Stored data
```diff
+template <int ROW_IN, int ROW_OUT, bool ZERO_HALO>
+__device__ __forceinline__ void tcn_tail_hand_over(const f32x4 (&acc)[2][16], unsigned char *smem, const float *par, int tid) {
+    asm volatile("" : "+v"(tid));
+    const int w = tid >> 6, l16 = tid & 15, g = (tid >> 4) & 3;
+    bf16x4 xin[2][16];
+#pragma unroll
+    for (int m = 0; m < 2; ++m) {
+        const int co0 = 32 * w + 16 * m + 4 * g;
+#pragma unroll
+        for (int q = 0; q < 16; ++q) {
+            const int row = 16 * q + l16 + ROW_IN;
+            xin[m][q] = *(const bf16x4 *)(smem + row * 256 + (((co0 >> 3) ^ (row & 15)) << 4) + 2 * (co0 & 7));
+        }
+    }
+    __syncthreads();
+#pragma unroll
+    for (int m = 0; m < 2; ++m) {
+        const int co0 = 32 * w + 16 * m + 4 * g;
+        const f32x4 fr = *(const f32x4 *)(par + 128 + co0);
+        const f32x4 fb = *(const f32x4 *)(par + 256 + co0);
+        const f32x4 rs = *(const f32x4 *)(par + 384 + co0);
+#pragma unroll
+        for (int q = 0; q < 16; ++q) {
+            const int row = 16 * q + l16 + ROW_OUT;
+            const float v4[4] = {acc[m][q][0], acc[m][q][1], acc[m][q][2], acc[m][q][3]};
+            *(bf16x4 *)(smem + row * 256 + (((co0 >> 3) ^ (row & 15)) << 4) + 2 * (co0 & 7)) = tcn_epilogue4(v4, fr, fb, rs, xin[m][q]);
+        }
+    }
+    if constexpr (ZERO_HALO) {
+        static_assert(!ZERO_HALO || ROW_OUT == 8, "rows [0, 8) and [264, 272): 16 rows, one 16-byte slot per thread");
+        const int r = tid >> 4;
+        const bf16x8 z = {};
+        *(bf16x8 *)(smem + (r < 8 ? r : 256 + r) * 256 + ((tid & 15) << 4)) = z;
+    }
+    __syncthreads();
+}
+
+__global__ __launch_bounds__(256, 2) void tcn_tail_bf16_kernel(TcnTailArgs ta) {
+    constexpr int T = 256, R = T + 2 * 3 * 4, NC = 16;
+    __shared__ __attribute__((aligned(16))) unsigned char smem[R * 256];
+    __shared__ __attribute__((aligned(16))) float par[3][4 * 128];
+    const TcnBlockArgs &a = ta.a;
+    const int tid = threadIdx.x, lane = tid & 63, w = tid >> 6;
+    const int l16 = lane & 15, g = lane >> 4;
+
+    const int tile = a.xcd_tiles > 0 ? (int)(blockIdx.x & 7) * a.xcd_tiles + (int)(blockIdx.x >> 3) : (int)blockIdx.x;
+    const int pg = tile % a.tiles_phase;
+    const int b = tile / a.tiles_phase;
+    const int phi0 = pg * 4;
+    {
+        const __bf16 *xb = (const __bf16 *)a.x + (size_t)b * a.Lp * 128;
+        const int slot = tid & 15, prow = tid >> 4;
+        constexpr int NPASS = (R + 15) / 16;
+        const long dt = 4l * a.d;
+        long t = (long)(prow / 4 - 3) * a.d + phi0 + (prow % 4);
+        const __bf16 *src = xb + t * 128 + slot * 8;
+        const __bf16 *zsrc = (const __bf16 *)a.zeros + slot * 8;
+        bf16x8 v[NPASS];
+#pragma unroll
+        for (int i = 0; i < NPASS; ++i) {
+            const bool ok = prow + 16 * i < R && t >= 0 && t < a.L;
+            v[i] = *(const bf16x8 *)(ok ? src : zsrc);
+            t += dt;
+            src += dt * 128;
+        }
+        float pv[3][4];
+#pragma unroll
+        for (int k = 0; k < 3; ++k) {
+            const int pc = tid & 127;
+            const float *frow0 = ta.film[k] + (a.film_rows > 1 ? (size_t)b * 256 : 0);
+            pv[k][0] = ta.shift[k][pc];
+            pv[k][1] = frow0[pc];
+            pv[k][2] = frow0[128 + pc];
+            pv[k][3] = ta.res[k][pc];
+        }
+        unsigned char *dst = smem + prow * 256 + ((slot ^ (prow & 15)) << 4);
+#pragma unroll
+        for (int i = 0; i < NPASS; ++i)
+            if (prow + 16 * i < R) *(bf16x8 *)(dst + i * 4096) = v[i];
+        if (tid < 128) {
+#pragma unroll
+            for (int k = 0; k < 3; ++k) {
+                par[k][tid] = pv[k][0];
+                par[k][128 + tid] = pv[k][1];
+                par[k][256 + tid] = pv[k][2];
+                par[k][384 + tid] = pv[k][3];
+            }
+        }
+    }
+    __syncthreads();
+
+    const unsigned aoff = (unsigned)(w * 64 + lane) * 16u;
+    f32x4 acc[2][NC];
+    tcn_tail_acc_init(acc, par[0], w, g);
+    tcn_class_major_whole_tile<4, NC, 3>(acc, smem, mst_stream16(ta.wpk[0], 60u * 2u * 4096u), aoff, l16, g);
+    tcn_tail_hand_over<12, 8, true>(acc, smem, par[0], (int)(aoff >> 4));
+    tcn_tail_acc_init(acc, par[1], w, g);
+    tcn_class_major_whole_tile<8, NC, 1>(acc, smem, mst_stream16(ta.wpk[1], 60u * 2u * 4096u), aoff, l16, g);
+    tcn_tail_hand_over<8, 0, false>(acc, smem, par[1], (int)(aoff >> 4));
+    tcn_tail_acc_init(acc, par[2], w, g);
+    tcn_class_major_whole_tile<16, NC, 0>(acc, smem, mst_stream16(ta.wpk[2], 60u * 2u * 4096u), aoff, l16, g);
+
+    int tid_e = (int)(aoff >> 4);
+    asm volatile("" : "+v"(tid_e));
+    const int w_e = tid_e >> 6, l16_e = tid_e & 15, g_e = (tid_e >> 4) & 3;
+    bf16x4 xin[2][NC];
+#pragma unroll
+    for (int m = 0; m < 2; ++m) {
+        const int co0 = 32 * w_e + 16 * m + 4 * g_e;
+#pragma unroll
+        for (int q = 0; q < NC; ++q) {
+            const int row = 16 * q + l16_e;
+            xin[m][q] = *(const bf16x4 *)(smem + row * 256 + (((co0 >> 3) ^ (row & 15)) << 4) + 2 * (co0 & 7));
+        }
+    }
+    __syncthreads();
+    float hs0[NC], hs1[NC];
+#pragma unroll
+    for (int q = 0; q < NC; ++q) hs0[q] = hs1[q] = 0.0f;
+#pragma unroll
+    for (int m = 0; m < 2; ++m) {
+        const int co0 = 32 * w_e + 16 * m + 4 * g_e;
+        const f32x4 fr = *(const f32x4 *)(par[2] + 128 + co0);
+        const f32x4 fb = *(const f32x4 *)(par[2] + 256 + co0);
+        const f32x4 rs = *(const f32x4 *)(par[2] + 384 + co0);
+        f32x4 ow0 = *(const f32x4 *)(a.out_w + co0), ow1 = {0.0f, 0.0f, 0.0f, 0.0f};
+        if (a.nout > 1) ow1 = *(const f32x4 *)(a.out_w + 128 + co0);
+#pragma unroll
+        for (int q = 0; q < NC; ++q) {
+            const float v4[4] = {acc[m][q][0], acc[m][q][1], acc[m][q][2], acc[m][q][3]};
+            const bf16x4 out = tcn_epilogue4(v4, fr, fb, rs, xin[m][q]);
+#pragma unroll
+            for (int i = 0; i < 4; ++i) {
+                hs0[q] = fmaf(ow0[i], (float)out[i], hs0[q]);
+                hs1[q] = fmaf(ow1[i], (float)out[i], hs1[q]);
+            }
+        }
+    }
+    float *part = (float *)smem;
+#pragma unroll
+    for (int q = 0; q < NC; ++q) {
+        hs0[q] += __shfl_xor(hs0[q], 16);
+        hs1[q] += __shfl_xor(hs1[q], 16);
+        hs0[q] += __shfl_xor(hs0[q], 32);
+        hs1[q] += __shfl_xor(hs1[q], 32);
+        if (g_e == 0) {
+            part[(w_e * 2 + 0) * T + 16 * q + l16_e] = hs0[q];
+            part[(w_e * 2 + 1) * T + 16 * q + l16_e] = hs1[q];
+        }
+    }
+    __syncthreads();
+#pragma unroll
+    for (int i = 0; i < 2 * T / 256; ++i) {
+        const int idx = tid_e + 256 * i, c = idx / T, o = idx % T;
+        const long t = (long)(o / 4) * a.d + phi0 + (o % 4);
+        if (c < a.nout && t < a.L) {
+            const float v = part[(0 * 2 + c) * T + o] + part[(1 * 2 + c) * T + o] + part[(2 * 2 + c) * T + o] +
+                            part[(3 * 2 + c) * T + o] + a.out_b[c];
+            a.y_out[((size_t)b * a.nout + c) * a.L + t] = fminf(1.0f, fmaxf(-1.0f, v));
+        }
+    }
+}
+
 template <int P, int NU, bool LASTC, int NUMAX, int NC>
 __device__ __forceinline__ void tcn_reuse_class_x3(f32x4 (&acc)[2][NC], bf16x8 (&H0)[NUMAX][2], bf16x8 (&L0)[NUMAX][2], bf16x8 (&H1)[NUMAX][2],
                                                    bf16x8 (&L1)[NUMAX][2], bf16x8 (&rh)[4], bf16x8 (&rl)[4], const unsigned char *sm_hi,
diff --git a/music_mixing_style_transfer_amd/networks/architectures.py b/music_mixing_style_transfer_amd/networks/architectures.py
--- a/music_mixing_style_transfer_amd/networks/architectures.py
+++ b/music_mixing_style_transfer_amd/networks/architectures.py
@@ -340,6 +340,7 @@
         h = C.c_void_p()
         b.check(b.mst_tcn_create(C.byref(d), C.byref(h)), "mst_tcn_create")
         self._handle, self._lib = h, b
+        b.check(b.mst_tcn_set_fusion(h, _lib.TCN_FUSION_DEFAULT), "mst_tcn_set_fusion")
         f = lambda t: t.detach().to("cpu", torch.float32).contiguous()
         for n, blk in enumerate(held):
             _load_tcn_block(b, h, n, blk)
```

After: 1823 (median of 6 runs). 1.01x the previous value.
...
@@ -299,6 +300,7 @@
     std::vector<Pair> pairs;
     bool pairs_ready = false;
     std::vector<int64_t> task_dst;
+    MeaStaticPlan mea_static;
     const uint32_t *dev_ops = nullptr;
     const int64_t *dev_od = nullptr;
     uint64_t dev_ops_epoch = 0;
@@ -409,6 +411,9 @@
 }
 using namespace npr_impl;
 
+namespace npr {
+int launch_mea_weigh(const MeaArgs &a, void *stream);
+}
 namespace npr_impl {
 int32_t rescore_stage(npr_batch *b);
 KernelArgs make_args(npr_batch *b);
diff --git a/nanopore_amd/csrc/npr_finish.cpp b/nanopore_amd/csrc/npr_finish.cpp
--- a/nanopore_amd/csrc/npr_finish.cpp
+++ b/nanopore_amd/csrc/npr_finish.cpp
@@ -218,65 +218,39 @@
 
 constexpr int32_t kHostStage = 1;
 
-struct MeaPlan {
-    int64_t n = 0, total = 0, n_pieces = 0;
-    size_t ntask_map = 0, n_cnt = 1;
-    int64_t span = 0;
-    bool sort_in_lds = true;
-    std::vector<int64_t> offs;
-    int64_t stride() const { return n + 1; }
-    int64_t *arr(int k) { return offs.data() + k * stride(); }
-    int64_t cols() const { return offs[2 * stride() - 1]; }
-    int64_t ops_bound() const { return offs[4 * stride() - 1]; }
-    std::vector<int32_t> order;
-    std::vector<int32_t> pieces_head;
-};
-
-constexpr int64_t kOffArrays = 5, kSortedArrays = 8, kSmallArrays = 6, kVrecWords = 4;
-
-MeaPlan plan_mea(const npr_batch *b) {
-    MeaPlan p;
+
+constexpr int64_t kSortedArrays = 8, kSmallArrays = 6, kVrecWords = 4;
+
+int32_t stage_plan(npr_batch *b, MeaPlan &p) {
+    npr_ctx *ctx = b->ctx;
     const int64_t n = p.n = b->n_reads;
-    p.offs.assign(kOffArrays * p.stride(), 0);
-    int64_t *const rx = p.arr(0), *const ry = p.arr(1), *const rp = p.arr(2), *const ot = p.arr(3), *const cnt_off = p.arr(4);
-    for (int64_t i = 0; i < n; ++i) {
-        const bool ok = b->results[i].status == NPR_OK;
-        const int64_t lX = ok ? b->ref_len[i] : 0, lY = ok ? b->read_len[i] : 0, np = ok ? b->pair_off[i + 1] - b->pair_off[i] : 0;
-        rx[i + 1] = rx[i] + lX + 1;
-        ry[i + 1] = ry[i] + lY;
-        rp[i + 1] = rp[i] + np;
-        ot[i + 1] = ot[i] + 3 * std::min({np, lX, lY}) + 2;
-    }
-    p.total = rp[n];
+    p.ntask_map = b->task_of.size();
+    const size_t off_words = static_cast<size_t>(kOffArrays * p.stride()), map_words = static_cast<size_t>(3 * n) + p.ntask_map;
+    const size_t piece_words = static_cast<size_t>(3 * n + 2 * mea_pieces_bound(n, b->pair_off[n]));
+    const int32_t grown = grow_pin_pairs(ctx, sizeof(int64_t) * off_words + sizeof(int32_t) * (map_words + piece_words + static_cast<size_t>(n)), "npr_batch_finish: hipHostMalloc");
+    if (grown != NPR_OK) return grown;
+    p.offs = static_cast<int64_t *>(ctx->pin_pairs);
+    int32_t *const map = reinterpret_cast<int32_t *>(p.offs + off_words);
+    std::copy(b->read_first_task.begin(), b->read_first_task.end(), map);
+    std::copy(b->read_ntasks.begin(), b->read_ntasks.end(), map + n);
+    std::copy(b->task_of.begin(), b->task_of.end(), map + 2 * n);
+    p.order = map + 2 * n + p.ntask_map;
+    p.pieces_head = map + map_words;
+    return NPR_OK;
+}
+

- _Required work_: Report the lines above that contain "char".

- _Your solution_:
+__device__ __forceinline__ void tcn_tail_hand_over(const f32x4 (&acc)[2][16], unsigned char *smem, const float *par, int tid) {
+    __shared__ __attribute__((aligned(16))) unsigned char smem[R * 256];
+        unsigned char *dst = smem + prow * 256 + ((slot ^ (prow & 15)) << 4);
                                                    bf16x8 (&L1)[NUMAX][2], bf16x8 (&rh)[4], bf16x8 (&rl)[4], const unsigned char *sm_hi,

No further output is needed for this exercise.